Evaluating Classification Models

Model evaluation is the process of measuring how well a trained model makes predictions.

The choice of evaluation metrics depends on the type of problem:

  • Classification: Accuracy, Precision, Recall, F1-score
  • Regression: R² (Coefficient of Determination), MSE, MAE

True Positive, True Negative, False Positive, False Negative

When evaluating classification models, these terms are commonly used:

  • True Positive (TP): Correctly predicting positive cases (e.g., predicting a woman is pregnant when she actually is)
  • True Negative (TN): Correctly predicting negative cases (e.g., predicting a woman is not pregnant when she actually isn’t)
  • False Positive (FP): Incorrectly predicting positive cases (e.g., predicting a woman is pregnant when she isn’t)
  • False Negative (FN): Incorrectly predicting negative cases (e.g., predicting a woman is not pregnant when she actually is)

Classification Metrics

Commonly used evaluation metrics for classification models include:

  • Accuracy: The ratio of correct predictions to total predictions Formula: (TP + TN) / (TP + TN + FP + FN)
  • Precision: The proportion of positive predictions that are actually correct Formula: TP / (TP + FP)
  • Recall: The proportion of actual positives that are correctly identified Formula: TP / (TP + FN)
  • F1-score: The harmonic mean of precision and recall Formula: 2 * (precision * recall) / (precision + recall)

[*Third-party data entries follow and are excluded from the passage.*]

template <typename SE, bool COUNT, bool EXACT, bool TOP, bool LS, bool GS, bool SPEC, bool INVL = false, bool G2 = true,
          bool LINK = false>
__device__ __forceinline__ void walk(const SceneView& S, Stack<SE>& st, const double o[3], const double d[3],
                                     double tmin, float tmin32, Trav& R, LaneCounters& ctr) {
    static_assert(!LINK || (LS && !GS && !TOP), "miss links are staged by the LDS-scene instances only");
    const ptrdiff_t stride = LINK ? 0 : static_cast<ptrdiff_t>(st.stride);
    SE* const empty = LINK ? nullptr : st.base - stride;
    SE* tp = LINK ? nullptr : st.base + (static_cast<ptrdiff_t>(R.sp) - 1) * stride;
    const uint32_t lbase = LINK ? S.links_lds + ((R.neg & 7u) << 1) : 0u;
    uint32_t cur = R.cur;
    uint32_t w0, w1;
    bool stop;
    if (EXACT) {
        double dx = d[0], dy = d[1], dz = d[2];
        asm volatile("" : "+v"(dx), "+v"(dy), "+v"(dz));
        const double inv[3] = {1 / dx, 1 / dy, 1 / dz};
        do {
            NodeLines nd;
            node_lines(node64(S, cur), nd);
            const Uvec4 meta = nd.meta;
            const uint32_t top = LINK ? link_at(lbase, cur) : *tp;
            if (COUNT) {
                if (meta.y != kSentinelCount) ctr.nodes++;
                if (wave_leader()) ctr.it_walk++;
            }
            const bool nx = R.neg & 1u, ny = (R.neg >> 1) & 1u, nz = (R.neg >> 2) & 1u;
            const double bx0 = nx ? nd.b[0].y : nd.b[0].x, bx1 = nx ? nd.b[0].x : nd.b[0].y;
            const double by0 = ny ? nd.b[1].y : nd.b[1].x, by1 = ny ? nd.b[1].x : nd.b[1].y;
            const double bz0 = nz ? nd.b[2].y : nd.b[2].x, bz1 = nz ? nd.b[2].x : nd.b[2].y;
            double xtmin = (bx0 - o[0]) * inv[0];
            double xtmax = (bx1 - o[0]) * inv[0];
            const double ytmin = (by0 - o[1]) * inv[1];
            const double ytmax = (by1 - o[1]) * inv[1];
            const double ztmin = (bz0 - o[2]) * inv[2];
            const double ztmax = (bz1 - o[2]) * inv[2];
            const bool c1 = !(xtmin > ytmax || ytmin > xtmax);
            if (ytmin > xtmin) xtmin = ytmin;
            if (ytmax < xtmax) xtmax = ytmax;
            const bool c2 = !(xtmin > ztmax || ztmin > xtmax);
            if (ztmin > xtmin) xtmin = ztmin;
            if (ztmax < xtmax) xtmax = ztmax;
            const bool enter = (c1 & c2 & (xtmin < R.tmax) & (xtmax > tmin)) |
                               (meta.y != 0 && (meta.w & kNodeAlways) != 0) | (meta.y == kSentinelCount);
            const bool inner = enter & (meta.y == 0);
            const bool far_first = (R.neg >> meta.z) & 1u;
            const uint32_t left = meta.w << kNodeFShift, right = meta.x << kNodeFShift;
            if (!LINK) tp[stride] = static_cast<SE>(far_first ? left : right);
            stop = enter ^ inner;
            cur = inner ? (far_first ? right : left) : top;
            if (!LINK) tp += inner ? stride : -stride;
            w0 = meta.x;
            w1 = meta.y == kSentinelCount ? kSentinelW1 : (kLeafFlagF | meta.y);
        } while (!stop);
    } else if (SPEC) {
        bool run = true, nopend = true;
        uint32_t pref = ~0u, pcur = 0;
        do {
            CRT_WD(4, cur, static_cast<uint32_t>(tp - empty));
            if (run) {
                Uvec4 q0, q1;
                fetch_nodef<TOP, LS>(S, cur, q0, q1);
                w0 = q1.z;
                w1 = q1.w;
                const uint32_t top = LINK ? link_at(lbase, cur) : *tp;
                if (COUNT) {
                    if (w1 != kSentinelW1) ctr.nodes++;
                    if (wave_leader()) ctr.it_walk++;
                }
                const float x0 = __builtin_fmaf(__uint_as_float(q0.x), R.inv32[0], -R.oinv32[0]);
                const float x1 = __builtin_fmaf(__uint_as_float(q0.y), R.inv32[0], -R.oinv32[0]);
                const float y0 = __builtin_fmaf(__uint_as_float(q0.z), R.inv32[1], -R.oinv32[1]);
                const float y1 = __builtin_fmaf(__uint_as_float(q0.w), R.inv32[1], -R.oinv32[1]);
                const float z0 = __builtin_fmaf(__uint_as_float(q1.x), R.inv32[2], -R.oinv32[2]);
                const float z1 = __builtin_fmaf(__uint_as_float(q1.y), R.inv32[2], -R.oinv32[2]);
                const float lo = vmax3(vmin(x0, x1), vmin(y0, y1), vmax_s(vmin(z0, z1), tmin32));
                const float hi = vmin3(vmax(x0, x1), vmax(y0, y1), vmin(vmax(z0, z1), R.tmax32));
                const float gap = hi - lo;
                const float th = __builtin_fmaf(vmax_abs(lo, hi), 0x1p-19f, R.marg);
                bool enter = gap > 0.f;
                const bool unc = !(fabsf(gap) > th);
                if (__builtin_expect(__ballot(unc) != 0, 0)) {
                    if (COUNT && wave_leader()) ctr.it_slow++;
                    if (unc) {
                        if (COUNT) ctr.slow_nodes++;
                        enter = INVL ? slab64_inv(node64(S, cur), o, S.inv64_lds, tmin, R.tmax)
                                     : slab64(node64(S, cur), o, d, tmin, R.tmax);
                    }
                }
                const bool inner = enter & (w1 < kLeafFlagF);
                const uint32_t near = w1 | (__builtin_amdgcn_ubfe(R.neg, w0, 1) << kNodeFShift);
                if (!LINK) tp[stride] = static_cast<SE>(near ^ (1u << kNodeFShift));
                const bool reached = enter & !inner;
                const bool park = reached & (!nopend | (!G2 && w1 == kSentinelW1));
                pref = (reached & nopend) ? cur : pref;
                pcur = park ? cur : pcur;
                run = !park;
                cur = inner ? near : top;
                if (!LINK) tp += inner ? stride : -stride;
            }
            nopend = pref == ~0u;
        } while (__ballot(nopend) != 0);
        if (!run) {
            cur = pcur;
            if (!LINK) tp += stride;
        }
        {
            const Uvec2 w = fetch_nodef_words<TOP, LS>(S, pref);
            w0 = w.x;
            w1 = w.y;
        }
        R.state = w1 == kSentinelW1 ? kDone : kLeaf;
        R.first = w0;
        R.count = w1 & ~kLeafFlagF;
        R.cur = cur;
        if (!LINK) R.sp = static_cast<int32_t>(static_cast<uint32_t>(tp - empty)) / static_cast<int32_t>(st.stride);
        return;
    } else {
        do {
            CRT_WD(5, cur, static_cast<uint32_t>(tp - empty));
            Uvec4 q0, q1;
            fetch_nodef<TOP, LS>(S, cur, q0, q1);
            w0 = q1.z;
            w1 = q1.w;
            const uint32_t top = LINK ? link_at(lbase, cur) : *tp;
            if (COUNT) {
                if (w1 != kSentinelW1) ctr.nodes++;
                if (wave_leader()) ctr.it_walk++;
            }
            const float x0 = __builtin_fmaf(__uint_as_float(q0.x), R.inv32[0], -R.oinv32[0]);
            const float x1 = __builtin_fmaf(__uint_as_float(q0.y), R.inv32[0], -R.oinv32[0]);
            const float y0 = __builtin_fmaf(__uint_as_float(q0.z), R.inv32[1], -R.oinv32[1]);
            const float y1 = __builtin_fmaf(__uint_as_float(q0.w), R.inv32[1], -R.oinv32[1]);
            const float z0 = __builtin_fmaf(__uint_as_float(q1.x), R.inv32[2], -R.oinv32[2]);
            const float z1 = __builtin_fmaf(__uint_as_float(q1.y), R.inv32[2], -R.oinv32[2]);
            const float lo = vmax3(vmin(x0, x1), vmin(y0, y1), vmax_s(vmin(z0, z1), tmin32));
            const float hi = vmin3(vmax(x0, x1), vmax(y0, y1), vmin(vmax(z0, z1), R.tmax32));
            const float gap = hi - lo;
            const float th = __builtin_fmaf(vmax_abs(lo, hi), 0x1p-19f, R.marg);
            bool enter = gap > 0.f;
            const bool unc = !(fabsf(gap) > th);
            if (__builtin_expect(__ballot(unc) != 0, 0)) {
                if (COUNT && wave_leader()) ctr.it_slow++;
                if (unc) {
                    if (COUNT) ctr.slow_nodes++;
                    enter = INVL ? slab64_inv(node64(S, cur), o, S.inv64_lds, tmin, R.tmax)
                                 : slab64(node64(S, cur), o, d, tmin, R.tmax);
                }
            }
            const bool inner = enter & (w1 < kLeafFlagF);
            const uint32_t near = w1 | (__builtin_amdgcn_ubfe(R.neg, w0, 1) << kNodeFShift);
            if (!LINK) tp[stride] = static_cast<SE>(near ^ (1u << kNodeFShift));
            stop = enter ^ inner;
            cur = inner ? near : top;
            if (!LINK) tp += inner ? stride : -stride;
        } while (!stop);
    }
    R.state = w1 == kSentinelW1 ? kDone : kLeaf;
    R.first = w0;
    R.count = w1 & ~kLeafFlagF;
    R.cur = cur;
    if (!LINK) R.sp = static_cast<int32_t>(static_cast<uint32_t>(tp - empty)) / static_cast<int32_t>(st.stride);
}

Scikit-learn provides built-in functions to calculate these metrics easily.


Example: Calculating Accuracy Score

The following example shows how to evaluate a classification model using accuracy:

Accuracy Example
from sklearn.datasets import load_iris
from sklearn.model_selection import train_test_split
from sklearn.neighbors import KNeighborsClassifier
from sklearn.metrics import accuracy_score

# Load dataset (Iris dataset)
X, y = load_iris(return_X_y=True)

# Split data into training and test sets
X_train, X_test, y_train, y_test = train_test_split(X, y, test_size=0.3, random_state=42)

# Train the classifier
knn = KNeighborsClassifier(n_neighbors=3)
knn.fit(X_train, y_train)

# Make predictions
y_pred = knn.predict(X_test)

# Evaluate accuracy
acc = accuracy_score(y_test, y_pred)
print(f"Accuracy: {acc:.2f}")

In this example, the accuracy_score() function is used to compute the accuracy.

Similarly, Scikit-learn provides APIs to calculate other commonly used classification metrics.